* TASK GOAL
Search term "blocks": work out how many lines of the data below contain it, and answer with that number alone.

* DATA FOR THIS TASK

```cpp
template <int DEPTH, int NT>
__global__ __launch_bounds__(256, NT == 9 ? 2 : 4) void conv_wgrad_kernel(const ConvWgradArgs a) {
  constexpr int TILE = 64 * ROW_BYTES;
  constexpr int NBUF = DEPTH == 1 ? 2 : 4;
  static_assert(DEPTH >= 1 && DEPTH <= 3 && (NT == 9 || NT == 3), "ring of two / four X tiles");
  const int tap0 = NT == 9 ? 0 : (int)(blockIdx.z % 3) * 3;
  const int zsplit = NT == 9 ? (int)blockIdx.z : (int)(blockIdx.z / 3);
  __shared__ __attribute__((aligned(16))) char lds[(2 + NBUF) * TILE];
  const int tid = threadIdx.x, lane = tid & 63, wave = tid >> 6;
  const int wr = wave >> 1, wc = wave & 1;
  const int co0 = blockIdx.x * 64, ci0 = blockIdx.y * 64;
  const long M = (long)a.RB * a.RT * a.RF;
  const long chunk0 = (long)zsplit * a.chunks_per_wg;
  long nch = (M + 63) / 64 - chunk0;
  if (nch > a.chunks_per_wg) nch = a.chunks_per_wg;
  if (nch < 0) nch = 0;

  f32x4_t acc[NT][2][2];
#pragma unroll
  for (int t = 0; t < NT; ++t)
#pragma unroll
    for (int i = 0; i < 2; ++i)
#pragma unroll
      for (int j = 0; j < 2; ++j) acc[t][i][j] = (f32x4_t){0.f, 0.f, 0.f, 0.f};

  int rr[2], cs[2];
#pragma unroll
  for (int i = 0; i < 2; ++i) {
    rr[i] = (wave + 4 * i) * 8 + (lane >> 3);
    cs[i] = (lane & 7) ^ (tr_sw(rr[i]) << 1);
  }
  int rowb[2], rowt[2], rowf[2];
  long rowp[2];
  auto decode = [&](long ch) {
#pragma unroll
    for (int i = 0; i < 2; ++i) {
      const long p = (chunk0 + ch) * 64 + rr[i];
      rowp[i] = p;
      if (p < M) {
        const uint32_t q = (uint32_t)p / (uint32_t)a.RF, b = q / (uint32_t)a.RT;
        rowb[i] = (int)b * a.ST;
        rowt[i] = (int)(q - b * a.RT) * a.at;
        rowf[i] = (int)((uint32_t)p - q * a.RF) * a.af;
      } else {
        rowb[i] = -1;
        rowt[i] = rowf[i] = 0;
      }
    }
  };
  auto issue_A = [&](int abuf) {
#pragma unroll
    for (int i = 0; i < 2; ++i) {
      const bf16_t* s = rowb[i] >= 0 ? a.dZ + rowp[i] * a.Cout + co0 + cs[i] * 8 : a.zero + cs[i] * 8;
      __builtin_amdgcn_global_load_lds((gptr_t)s, (lptr_t)(lds + abuf * TILE + (wave + 4 * i) * 1024), 16, 0, 0);
    }
  };
  auto issue_B = [&](int buf, int tap) {
#pragma unroll
    for (int i = 0; i < 2; ++i) {
      const int st = rowt[i] + a.bt[tap0 + tap], sf = rowf[i] + a.bf[tap0 + tap];
      const bool ok = rowb[i] >= 0 && (unsigned)st < (unsigned)a.ST && (unsigned)sf < (unsigned)a.SF;
      const bf16_t* s = ok ? a.X + (((long)(rowb[i] + st)) * a.SF + sf) * a.Cin + ci0 + cs[i] * 8 : a.zero + cs[i] * 8;
      __builtin_amdgcn_global_load_lds((gptr_t)s, (lptr_t)(lds + (2 + buf) * TILE + (wave + 4 * i) * 1024), 16, 0, 0);
    }
  };
  const uint32_t lds0 = (uint32_t)(uintptr_t)lds;
  auto read_frags = [&](int tile_off, int c0, uint4 (&fr)[2][2]) {
    const int g = lane >> 4, i = lane & 15;
    uint32_t ad[8];
    uint2 o[8];
#pragma unroll
    for (int ks = 0; ks < 2; ++ks)
#pragma unroll
      for (int t = 0; t < 2; ++t)
#pragma unroll
        for (int h = 0; h < 2; ++h) {
          const int r = ks * 32 + 8 * g + (i >> 2) + 4 * h;
          const int chunk = (c0 >> 4) + t;
          ad[(ks * 2 + t) * 2 + h] = lds0 + tile_off + r * ROW_BYTES + ((chunk ^ tr_sw(r)) << 5) + (i & 3) * 8;
        }
    ds_read_tr16_x8(ad, o);
#pragma unroll
    for (int ks = 0; ks < 2; ++ks)
#pragma unroll
      for (int t = 0; t < 2; ++t) fr[ks][t] = make_uint4(o[(ks * 2 + t) * 2].x, o[(ks * 2 + t) * 2].y, o[(ks * 2 + t) * 2 + 1].x, o[(ks * 2 + t) * 2 + 1].y);
  };

  const int nsteps = (int)nch * NT;
  int is = 0, itap = 0;
  long ich = 0;
  auto issue_next = [&]() {
    if (is >= nsteps) return;
    if (!(a.ablate & 2) || is < DEPTH) {
      if (itap == 0) {
        decode(ich);
        issue_A((int)(ich & 1));
      }
      issue_B(is & (NBUF - 1), itap);
    }
    ++is;
    if (++itap == NT) { itap = 0; ++ich; }
  };
#pragma unroll
  for (int d = 0; d < DEPTH; ++d) issue_next();
  uint4 fa[2][2];
  long ch = 0;
  int tap = 0;
  for (int s = 0; s < nsteps; ++s) {
    const int tap1 = tap + 1 == NT ? 0 : tap + 1, tap2 = tap1 + 1 == NT ? 0 : tap1 + 1;
    int pend = 0;
    if (DEPTH >= 2 && s + 1 < nsteps) pend += 2 + (tap1 == 0 ? 2 : 0);
    if (DEPTH >= 3 && s + 2 < nsteps) pend += 2 + (tap2 == 0 ? 2 : 0);
    if (pend >= 8) asm volatile("s_waitcnt vmcnt(8)" ::: "memory");
    else if (pend == 6) asm volatile("s_waitcnt vmcnt(6)" ::: "memory");
    else if (pend == 4) asm volatile("s_waitcnt vmcnt(4)" ::: "memory");
    else if (pend == 2) asm volatile("s_waitcnt vmcnt(2)" ::: "memory");
    else asm volatile("s_waitcnt vmcnt(0)" ::: "memory");
    if (!(a.ablate & 8)) __builtin_amdgcn_s_barrier();
    uint4 fb[2][2];
    if (!(a.ablate & 4) || s == 0) {
      if (tap == 0) read_frags((int)(ch & 1) * TILE, wr * 32, fa);
      read_frags((2 + (s & (NBUF - 1))) * TILE, wc * 32, fb);
    } else {
      fb[0][0] = fb[0][1] = fb[1][0] = fb[1][1] = fa[0][0];
    }
    __builtin_amdgcn_sched_barrier(0);
    issue_next();
    if (!(a.ablate & 1)) {
#pragma unroll
    for (int t = 0; t < NT; ++t) {
      if (t == tap) {
#pragma unroll
        for (int ks = 0; ks < 2; ++ks)
#pragma unroll
          for (int i = 0; i < 2; ++i)
#pragma unroll
            for (int j = 0; j < 2; ++j)
              acc[t][i][j] = __builtin_amdgcn_mfma_f32_16x16x32_bf16(
                  __builtin_bit_cast(__attribute__((ext_vector_type(8))) __bf16, fa[ks][i]),
                  __builtin_bit_cast(__attribute__((ext_vector_type(8))) __bf16, fb[ks][j]), acc[t][i][j], 0, 0, 0);
      }
    }
    } else {
      acc[0][0][0][0] += __uint_as_float(fb[0][0].x) + __uint_as_float(fb[1][1].y);
    }
    tap = tap1;
    if (tap1 == 0) ++ch;
  }

  float* out = a.slab + (long)zsplit * a.Cout * a.ntaps * a.Cin;
#pragma unroll
  for (int t = 0; t < NT; ++t) {
    {
#pragma unroll
      for (int i = 0; i < 2; ++i)
#pragma unroll
        for (int j = 0; j < 2; ++j)
#pragma unroll
          for (int r = 0; r < 4; ++r) {
            const int co = co0 + wr * 32 + i * 16 + (lane >> 4) * 4 + r, ci = ci0 + wc * 32 + j * 16 + (lane & 15);
            out[((long)co * a.ntaps + tap0 + t) * a.Cin + ci] = acc[t][i][j][r];
          }
    }
  }
}

__global__ __launch_bounds__(256) void conv_wgrad_reduce_kernel(const float* __restrict__ slab, float* __restrict__ dW, long n, int nsplit,
                                                                int cin = 0) {
  const int zper = (nsplit + gridDim.y - 1) / gridDim.y;
  const int z0 = blockIdx.y * zper, z1 = min(nsplit, z0 + zper);
  const long i = ((long)blockIdx.x * 256 + threadIdx.x) * 4;
  if (i >= n || z0 >= z1) return;
  float4 s = *reinterpret_cast<const float4*>(slab + (long)z0 * n + i);
  for (int z = z0 + 1; z < z1; ++z) {
    const float4 x = *reinterpret_cast<const float4*>(slab + (long)z * n + i);
    s.x += x.x; s.y += x.y; s.z += x.z; s.w += x.w;
  }
  if (cin > 0) {
    const long ct = i / cin;
    const int ci = (int)(i - ct * cin), tap = (int)(ct % 9);
    const long co = ct / 9;
    float* d = dW + (co * cin + ci) * 9 + tap;
    const float v[4] = {s.x, s.y, s.z, s.w};
#pragma unroll
    for (int e = 0; e < 4; ++e) {
      if (gridDim.y == 1) d[9 * e] += v[e];
      else atomicAdd(d + 9 * e, v[e]);
    }
    return;
  }
  if (gridDim.y == 1) {
    float4 d = *reinterpret_cast<const float4*>(dW + i);
    d.x += s.x; d.y += s.y; d.z += s.z; d.w += s.w;
    *reinterpret_cast<float4*>(dW + i) = d;
  } else {
    atomicAdd(dW + i, s.x); atomicAdd(dW + i + 1, s.y); atomicAdd(dW + i + 2, s.z); atomicAdd(dW + i + 3, s.w);
  }
}

static int wgrad_split(long M, int Cin, int Cout) {
  const long chunks = (M + 63) / 64;
  const int blocks = (Cin / 64) * (Cout / 64);
  static const long target = [] { const char* e = getenv("EA_CONV_WGRAD_WGS"); const long v = e ? atol(e) : 0; return v > 0 ? v : 256L; }();
  long nsplit = (target + blocks - 1) / blocks;
  if (nsplit > chunks / 8) nsplit = chunks / 8;
  if (nsplit < 1) nsplit = 1;
  return (int)nsplit;
}

}

extern "C" int ea_conv3x3_fwd(const void* X, const void* W, const float* bias, void* Z, double* stats, int B, int T, int F,
                              int Cin, int Cout, int sy, int sx, hipStream_t stream) {
  if (B <= 0 || T <= 0 || F <= 0) return 0;
  if (Cin % 64 || (Cout != 64 && Cout != 128) || sy < 1 || sx < 1) return -2;
  ConvGatherArgs a;
  a.src = (const bf16_t*)X; a.W = (const bf16_t*)W; a.out = (bf16_t*)Z; a.bias = bias; a.stats = stats;
  a.zero = zero_line(stream);
  if (!a.zero) return -1;
  const int To = (T - 1) / sy + 1, Fo = (F - 1) / sx + 1;
  a.RB = B; a.RT = To; a.RF = Fo;
  a.ST = T; a.SF = F; a.SC = Cin;
  a.at = sy; a.af = sx;
  a.ntaps = 9;
  for (int ky = 0; ky < 3; ++ky)
    for (int kx = 0; kx < 3; ++kx) {
      const int t = ky * 3 + kx;
      a.bt[t] = ky - 1; a.bf[t] = kx - 1; a.koff[t] = t * Cin;
    }
  a.N = Cout; a.ldw = 9L * Cin;
  a.OT = To; a.OF = Fo; a.ot_mul = 1; a.ot_add = 0; a.of_mul = 1; a.of_add = 0;
  return Cout == 128 ? launch_gather<128>(a, stream) : launch_gather<64>(a, stream);
}

extern "C" int ea_conv3x3_dgrad(const void* dZ, const void* Wd, void* dX, int B, int T, int F, int Cin, int Cout, int sy, int sx,
                                hipStream_t stream) {
  if (B <= 0 || T <= 0 || F <= 0) return 0;
  if (Cout % 64 || (Cin != 64 && Cin != 128) || sy < 1 || sx < 1 || sy > 2 || sx > 2) return -2;
  const int To = (T - 1) / sy + 1, Fo = (F - 1) / sx + 1;
  const bf16_t* zero = zero_line(stream);
  if (!zero) return -1;
  for (int pt = 0; pt < sy; ++pt)
    for (int pf = 0; pf < sx; ++pf) {
      ConvGatherArgs a;
      a.src = (const bf16_t*)dZ; a.W = (const bf16_t*)Wd; a.out = (bf16_t*)dX; a.bias = nullptr; a.stats = nullptr; a.zero = zero;
      a.RB = B; a.RT = (T - pt + sy - 1) / sy; a.RF = (F - pf + sx - 1) / sx;
      a.ST = To; a.SF = Fo; a.SC = Cout;
      a.at = 1; a.af = 1;
      a.ntaps = 0;
      for (int ky = 0; ky < 3; ++ky) {
        if ((pt + 1 - ky) % sy) continue;
        for (int kx = 0; kx < 3; ++kx) {
          if ((pf + 1 - kx) % sx) continue;
          const int t = a.ntaps++;
          a.bt[t] = (pt + 1 - ky) / sy; a.bf[t] = (pf + 1 - kx) / sx; a.koff[t] = (ky * 3 + kx) * Cout;
        }
      }
      a.N = Cin; a.ldw = 9L * Cout;
      a.OT = T; a.OF = F; a.ot_mul = sy; a.ot_add = pt; a.of_mul = sx; a.of_add = pf;
      if (a.RT <= 0 || a.RF <= 0) continue;
      if (a.ntaps == 0) return -2;
      const int rc = Cin == 128 ? launch_gather<128>(a, stream) : launch_gather<64>(a, stream);
      if (rc) return rc;
    }
  return 0;
}

extern "C" long ea_conv3x3_wgrad_workspace_bytes(int B, int T, int F, int Cin, int Cout, int sy, int sx) {
  const int To = (T - 1) / sy + 1, Fo = (F - 1) / sx + 1;
  return (long)wgrad_split((long)B * To * Fo, Cin, Cout) * Cout * 9 * Cin * (long)sizeof(float);
}

static int conv3x3_wgrad_impl(const void* X, const void* dZ, float* dW, void* workspace, int B, int T, int F, int Cin, int Cout,
                              int sy, int sx, int param_layout, hipStream_t stream);
extern "C" int ea_conv3x3_wgrad(const void* X, const void* dZ, float* dW, void* workspace, int B, int T, int F, int Cin, int Cout,
                                int sy, int sx, hipStream_t stream) {
  return conv3x3_wgrad_impl(X, dZ, dW, workspace, B, T, F, Cin, Cout, sy, sx, 0, stream);
}
extern "C" int ea_conv3x3_wgrad_param_layout(const void* X, const void* dZ, float* dW, void* workspace, int B, int T, int F, int Cin,
                                             int Cout, int sy, int sx, hipStream_t stream) {
  return conv3x3_wgrad_impl(X, dZ, dW, workspace, B, T, F, Cin, Cout, sy, sx, 1, stream);
}
static int conv3x3_wgrad_impl(const void* X, const void* dZ, float* dW, void* workspace, int B, int T, int F, int Cin, int Cout,
                              int sy, int sx, int param_layout, hipStream_t stream) {
  if (B <= 0 || T <= 0 || F <= 0) return 0;
  if (Cin % 64 || Cout % 64 || sy < 1 || sx < 1 || !workspace) return -2;
  ConvWgradArgs a;
  a.X = (const bf16_t*)X; a.dZ = (const bf16_t*)dZ; a.slab = (float*)workspace;
  a.zero = zero_line(stream);
  if (!a.zero) return -1;
  const int To = (T - 1) / sy + 1, Fo = (F - 1) / sx + 1;
  a.RB = B; a.RT = To; a.RF = Fo; a.ST = T; a.SF = F; a.Cin = Cin; a.Cout = Cout;
  a.at = sy; a.af = sx; a.ntaps = 9;
  for (int ky = 0; ky < 3; ++ky)
    for (int kx = 0; kx < 3; ++kx) { a.bt[ky * 3 + kx] = ky - 1; a.bf[ky * 3 + kx] = kx - 1; }
  const long M = (long)B * To * Fo;
  if (M >= (1L << 31) - 128) return -2;
  const int nsplit = wgrad_split(M, Cin, Cout);
  const long chunks = (M + 63) / 64;
  a.chunks_per_wg = (int)((chunks + nsplit - 1) / nsplit);
  static const int ablate = [] { const char* e = getenv("EA_CONVW_ABLATE"); return e ? atoi(e) : 0; }();
  a.ablate = ablate;
  static const int depth_env = [] { const char* e = getenv("EA_CONV_WGRAD_DEPTH"); return e ? atoi(e) : 0; }();
  const int depth = depth_env ? depth_env : (Cout <= 64 ? 3 : 1);
  static const int taps_env = [] { const char* e = getenv("EA_CONV_WGRAD_TAPS"); return e ? atoi(e) : 0; }();
  const int taps = taps_env == 3 || taps_env == 9 ? taps_env : 3;
  if (taps == 3) {
    hipLaunchKernelGGL((conv_wgrad_kernel<1, 3>), dim3(Cout / 64, Cin / 64, nsplit * 3), dim3(256), 0, stream, a);
  } else if (depth == 1) hipLaunchKernelGGL((conv_wgrad_kernel<1, 9>), dim3(Cout / 64, Cin / 64, nsplit), dim3(256), 0, stream, a);
  else if (depth == 2) hipLaunchKernelGGL((conv_wgrad_kernel<2, 9>), dim3(Cout / 64, Cin / 64, nsplit), dim3(256), 0, stream, a);
  else hipLaunchKernelGGL((conv_wgrad_kernel<3, 9>), dim3(Cout / 64, Cin / 64, nsplit), dim3(256), 0, stream, a);
  const long n = (long)Cout * 9 * Cin;
  const long blocks = (n / 4 + 255) / 256;
  int zg = (int)(1024 / blocks);
  if (zg > nsplit / 4) zg = nsplit / 4;
  if (zg < 1) zg = 1;
  hipLaunchKernelGGL(conv_wgrad_reduce_kernel, dim3((unsigned)blocks, zg), dim3(256), 0, stream, (const float*)workspace, dW, n, nsplit,
                     param_layout ? Cin : 0);
  return EA_CHECK_LAUNCH();
}
```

* RESPONSE TO THIS TASK
5